A miséria cotidiana, no entanto, não apagou em João Maciel a chama de cidadania cultivada desde a juventude. Ex-delegado do Sindicato dos Ferroviários, foi parar no Dops acusado de subversão no período negro da ditadura militar. Tudo não passou de engano, segundo o ex-ferroviário, que recentemente representou Santo André na Marcha dos Moradores de Rua até Brasília. O movimento reuniu catadores de papel de todo o País que foram à Capital federal reivindicar a regulamentação da profissão e João esteve presente em solidariedade aos companheiros.

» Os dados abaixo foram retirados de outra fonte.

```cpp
__device__ float tn_zeros_rt[64];
template <int KB2, bool AFFINE>
__global__ __launch_bounds__(256, 2) void gemm_tn_narrow_kernel(const float* __restrict__ A, int lda, const float* __restrict__ B, int ldb,
                                                                const float* __restrict__ scale, const float* __restrict__ shift,
                                                                int relu, float* __restrict__ out, int M, int K, int Kpad, int Cp,
                                                                int ctiles, int tps, long long total) {
  typedef typename std::conditional<KB2 == 2, f32x2, float>::type avec;
  constexpr int TND = 8;
  const int lane = threadIdx.x & 63, wave = threadIdx.x >> 6;
  const long long job = (long long)blockIdx.x * 4 + wave;
  if (job >= total) return;
  const int ct = (int)(job % ctiles), sp = (int)(job / ctiles);
  const int half = lane >> 5, j = lane & 31;
  const int r0 = sp * tps, r1 = r0 + tps < M ? r0 + tps : M;
  const bool a_ok = KB2 * j + KB2 - 1 < K;
  const float* a = A + KB2 * j;
  const float* b = B + (size_t)(ct * 128 + 4 * j);
  f32x4 sc = {1.f, 1.f, 1.f, 1.f}, sh = {0.f, 0.f, 0.f, 0.f};
  if (AFFINE) {
    if (scale) sc = *reinterpret_cast<const f32x4*>(scale + ct * 128 + 4 * j);
    if (shift) sh = *reinterpret_cast<const f32x4*>(shift + ct * 128 + 4 * j);
  }
  const float fl = relu ? 0.f : -__builtin_huge_valf();
  f32x16 acc[KB2][4];
#pragma unroll
  for (int i = 0; i < KB2; ++i)
#pragma unroll
    for (int q = 0; q < 4; ++q)
#pragma unroll
      for (int r = 0; r < 16; ++r) acc[i][q][r] = 0.f;
  avec a0[TND], a1[TND];
  f32x4 b0[TND], b1[TND];
  const int last = r1 - 1;
  auto fetch = [&](int row, avec& va, f32x4& vb) {
    const bool ok = row <= last;
    const size_t rr = (size_t)(ok ? row : last);
    va = *reinterpret_cast<const avec*>((ok && a_ok) ? a + rr * lda : tn_zeros_rt);
    vb = *reinterpret_cast<const f32x4*>(b + rr * ldb);
  };
  auto compute = [&](const avec (&va)[TND], const f32x4 (&vb)[TND]) {
#pragma unroll
    for (int d = 0; d < TND; ++d) {
      f32x4 cb = vb[d];
      if (AFFINE) {
        cb = cb * sc + sh;
        cb.x = fmaxf(cb.x, fl); cb.y = fmaxf(cb.y, fl); cb.z = fmaxf(cb.z, fl); cb.w = fmaxf(cb.w, fl);
      }
#pragma unroll
      for (int i = 0; i < KB2; ++i) {
        float ai;
        if constexpr (KB2 == 2) ai = va[d][i]; else ai = va[d];
// ... 122 lines not shown
  if (tn_mode() < 5 || p.C % 256) return false;
  const TnPlan w = tn_plan(p, 256, 512);
  const double eff = (double)w.total / (double)(((w.total + 511) / 512) * 512);
  return w.splits == 1 && w.total >= 1024 && eff >= 0.9;
}
inline TnPlan tn_plan_direct(const MssConvArgs& p);
inline TnPlan tn_plan_for(const MssConvArgs& p) { return tn_direct(p) ? tn_plan_direct(p) : tn_wide(p) ? tn_plan(p, 256, 512) : tn_plan(p); }
inline bool tn_direct(const MssConvArgs& p) {
  const int mode = tn_mode();
  if ((mode != 5 && mode != 7) || p.K % 128 || p.C % 128 || p.K > 4096) return false;
  if (mode == 7) return true;
  const TnPlan pl = tn_plan_direct(p);
  return pl.total * 4 >= 1024 * 3;
}
inline TnPlan tn_plan_direct(const MssConvArgs& p) {
  TnPlan pl;
  pl.ktiles = p.K / 128; pl.ctiles = p.C / 128;
  const long long base = (long long)tn_batch(p) * pl.ktiles * pl.ctiles;
  const int slots = 1024;
  int max_splits = mss_cdiv(p.M, 256);
  if (MSS_ENV_INT("MSS_WGRAD_TN_TAIL", 1) != 0 && base > slots && base % slots != 0 &&
      (double)base / (double)(((base + slots - 1) / slots) * slots) < 0.95) {
    const long long tail = base % slots;
    int ts = (int)(slots / tail);
    if (ts > max_splits) ts = max_splits;
    if (ts > 16) ts = 16;
    if (ts >= 2) {
      pl.full = base - tail;
      pl.tps = mss_cdiv(mss_cdiv(p.M, ts), 2) * 2;
      pl.splits = mss_cdiv(p.M, pl.tps);
      pl.total = pl.full + tail * pl.splits;
      return pl;
    }
  }
  const int cap = p.batch > 1 ? 64 : 256;
  if (max_splits > cap) max_splits = cap;
  if (max_splits < 1) max_splits = 1;
  int splits = 1;
  double best = 0.0;
  for (int sp = 1; sp <= max_splits; ++sp) {
    const long long total = base * sp;
    const double eff = (double)total / (double)(((total + slots - 1) / slots) * slots);
    if (eff > best + 1e-9) { best = eff; splits = sp; }
    if (eff >= 0.95 && total >= slots) break;
  }
  pl.tps = mss_cdiv(mss_cdiv(p.M, splits), 2) * 2;
  pl.splits = mss_cdiv(p.M, pl.tps);
  pl.total = base * pl.splits;
  return pl;
}
int launch_wgrad_tn(const MssConvArgs& p, const float* dy, float* dwp, int Cp, float* ws, long long ws_bytes,
                    hipStream_t stream, int lddy = 0) {
  if (p.k_steps) {
    const long long total = (long long)p.batch * (p.K / 128) * (p.C / 128);
    hipLaunchKernelGGL((gemm_tn_direct_kernel<false, true>), dim3((unsigned)((total + 3) / 4)), dim3(256), 0, stream, dy, p.x, dwp, p.batch,
                       p.M, p.K, p.C, p.y_bs, p.x_bs, p.Kpad, Cp, p.K / 128, p.C / 128, 1, p.M, total, -1ll, (float*)nullptr,
                       (const float*)nullptr, (const float*)nullptr, 0, lddy, p.k_steps, p.k_base, p.k_imgs);
    return mss_launch_status();
  }
  if (tn_direct(p)) {
    const TnPlan pl = tn_plan_direct(p);
    const int P = tn_batch(p);
    const long long a_bs = p.batch > 1 ? p.y_bs : 0, b_bs = p.batch > 1 ? p.x_bs : 0;
    const long long slab = (long long)P * p.Kpad * Cp;
    if (pl.full >= 0) {
      const long long ntail = (pl.total - pl.full) / pl.splits;
      if (!ws || ws_bytes < tn_tail_bytes(pl)) return MSS_ERR_BAD_ARG;
      if (p.in_scale || p.in_shift || p.in_relu)
        hipLaunchKernelGGL(gemm_tn_direct_kernel<true>, dim3((unsigned)((pl.total + 3) / 4)), dim3(256), 0, stream, dy, p.x, dwp, P, p.M,
                           p.K, p.C, a_bs, b_bs, p.Kpad, Cp, pl.ktiles, pl.ctiles, pl.splits, pl.tps, pl.total, pl.full, ws, p.in_scale,
                           p.in_shift, p.in_relu, lddy);
      else
        hipLaunchKernelGGL(gemm_tn_direct_kernel<false>, dim3((unsigned)((pl.total + 3) / 4)), dim3(256), 0, stream, dy, p.x, dwp, P, p.M, p.K,
                           p.C, a_bs, b_bs, p.Kpad, Cp, pl.ktiles, pl.ctiles, pl.splits, pl.tps, pl.total, pl.full, ws, (const float*)nullptr,
                           (const float*)nullptr, 0, lddy);
      hipLaunchKernelGGL(tn_tail_reduce_kernel, dim3((unsigned)(ntail * 16)), dim3(256), 0, stream, ws, dwp, pl.full, ntail, pl.splits,
                         pl.ktiles, pl.ctiles, p.Kpad, Cp);
      return mss_launch_status();
    }
    if (pl.splits > 1 && (!ws || ws_bytes < (long long)pl.splits * slab * 4)) return MSS_ERR_BAD_ARG;
    float* out = pl.splits > 1 ? ws : dwp;
    if (p.in_scale || p.in_shift || p.in_relu)
      hipLaunchKernelGGL(gemm_tn_direct_kernel<true>, dim3((unsigned)((pl.total + 3) / 4)), dim3(256), 0, stream, dy, p.x, out, P, p.M,
                         p.K, p.C, a_bs, b_bs, p.Kpad, Cp, pl.ktiles, pl.ctiles, pl.splits, pl.tps, pl.total, -1ll, (float*)nullptr,
                         p.in_scale, p.in_shift, p.in_relu, lddy);
    else
      hipLaunchKernelGGL(gemm_tn_direct_kernel<false>, dim3((unsigned)((pl.total + 3) / 4)), dim3(256), 0, stream, dy, p.x, out, P, p.M, p.K,
                         p.C, a_bs, b_bs, p.Kpad, Cp, pl.ktiles, pl.ctiles, pl.splits, pl.tps, pl.total, -1ll, (float*)nullptr,
                         (const float*)nullptr, (const float*)nullptr, 0, lddy);
    if (pl.splits > 1) {
      launch_wgrad_reduce(ws, dwp, slab / 4, pl.splits, stream);
    }
    return mss_launch_status();
  }
  const bool wide = tn_wide(p);
  const TnPlan pl = tn_plan_for(p);
  const int P = tn_batch(p);
  const long long a_bs = p.batch > 1 ? p.y_bs : 0, b_bs = p.batch > 1 ? p.x_bs : 0;
  const long long slab = (long long)P * p.Kpad * Cp;
  if (pl.splits > 1 && (!ws || ws_bytes < (long long)pl.splits * slab * 4)) return MSS_ERR_BAD_ARG;
  const size_t smem = (size_t)4 * TN_BT * TN_LD * sizeof(float);
  static int per_cu = 0, cus = 256;
  if (per_cu == 0) {
    int dev = 0, n = 0;
    hipDeviceProp_t prop;
    if (hipGetDevice(&dev) == hipSuccess && hipGetDeviceProperties(&prop, dev) == hipSuccess) cus = prop.multiProcessorCount;
    if (hipOccupancyMaxActiveBlocksPerMultiprocessor(&n, gemm_tn_wgrad_kernel, NT, smem) != hipSuccess || n < 1) n = 3;
    per_cu = n > 3 ? 3 : n;
  }
// ... 177 lines not shown
```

Solidariedade é palavra que mais ecoa no vocabulário atual de João Maciel. Por mais paradoxal que possa parecer, ele aprendeu nas ruas que principalmente em situações extremas não é possível viver sem compartilhar. Mesmo que seja para dividir o quase que garante a sobrevivência. João Maciel está convicto de que encerrou a fase mais cinzenta da vida e se diz aberto a doar o que ainda lhe resta de bom em benefício do próximo. Mesmo assim, não deixa de sonhar com coisas materiais como a maioria dos mortais ou de sentir orgulho por ter ocupado lugar de honra na mesa da Câmara Municipal de Santo André no mês passado, quando o ex-arcebispo de São Paulo Dom Paulo Evaristo Arns recebeu o título de cidadão andreense. "Agora que tenho emprego e um abrigo já posso sonhar de novo. Ainda não tenho o suficiente para me manter sozinho, mas acho que já dá para fazer crediário em alguma loja popular" -- brinca em uma das poucas vezes durante a entrevista que se permitiu um sorriso.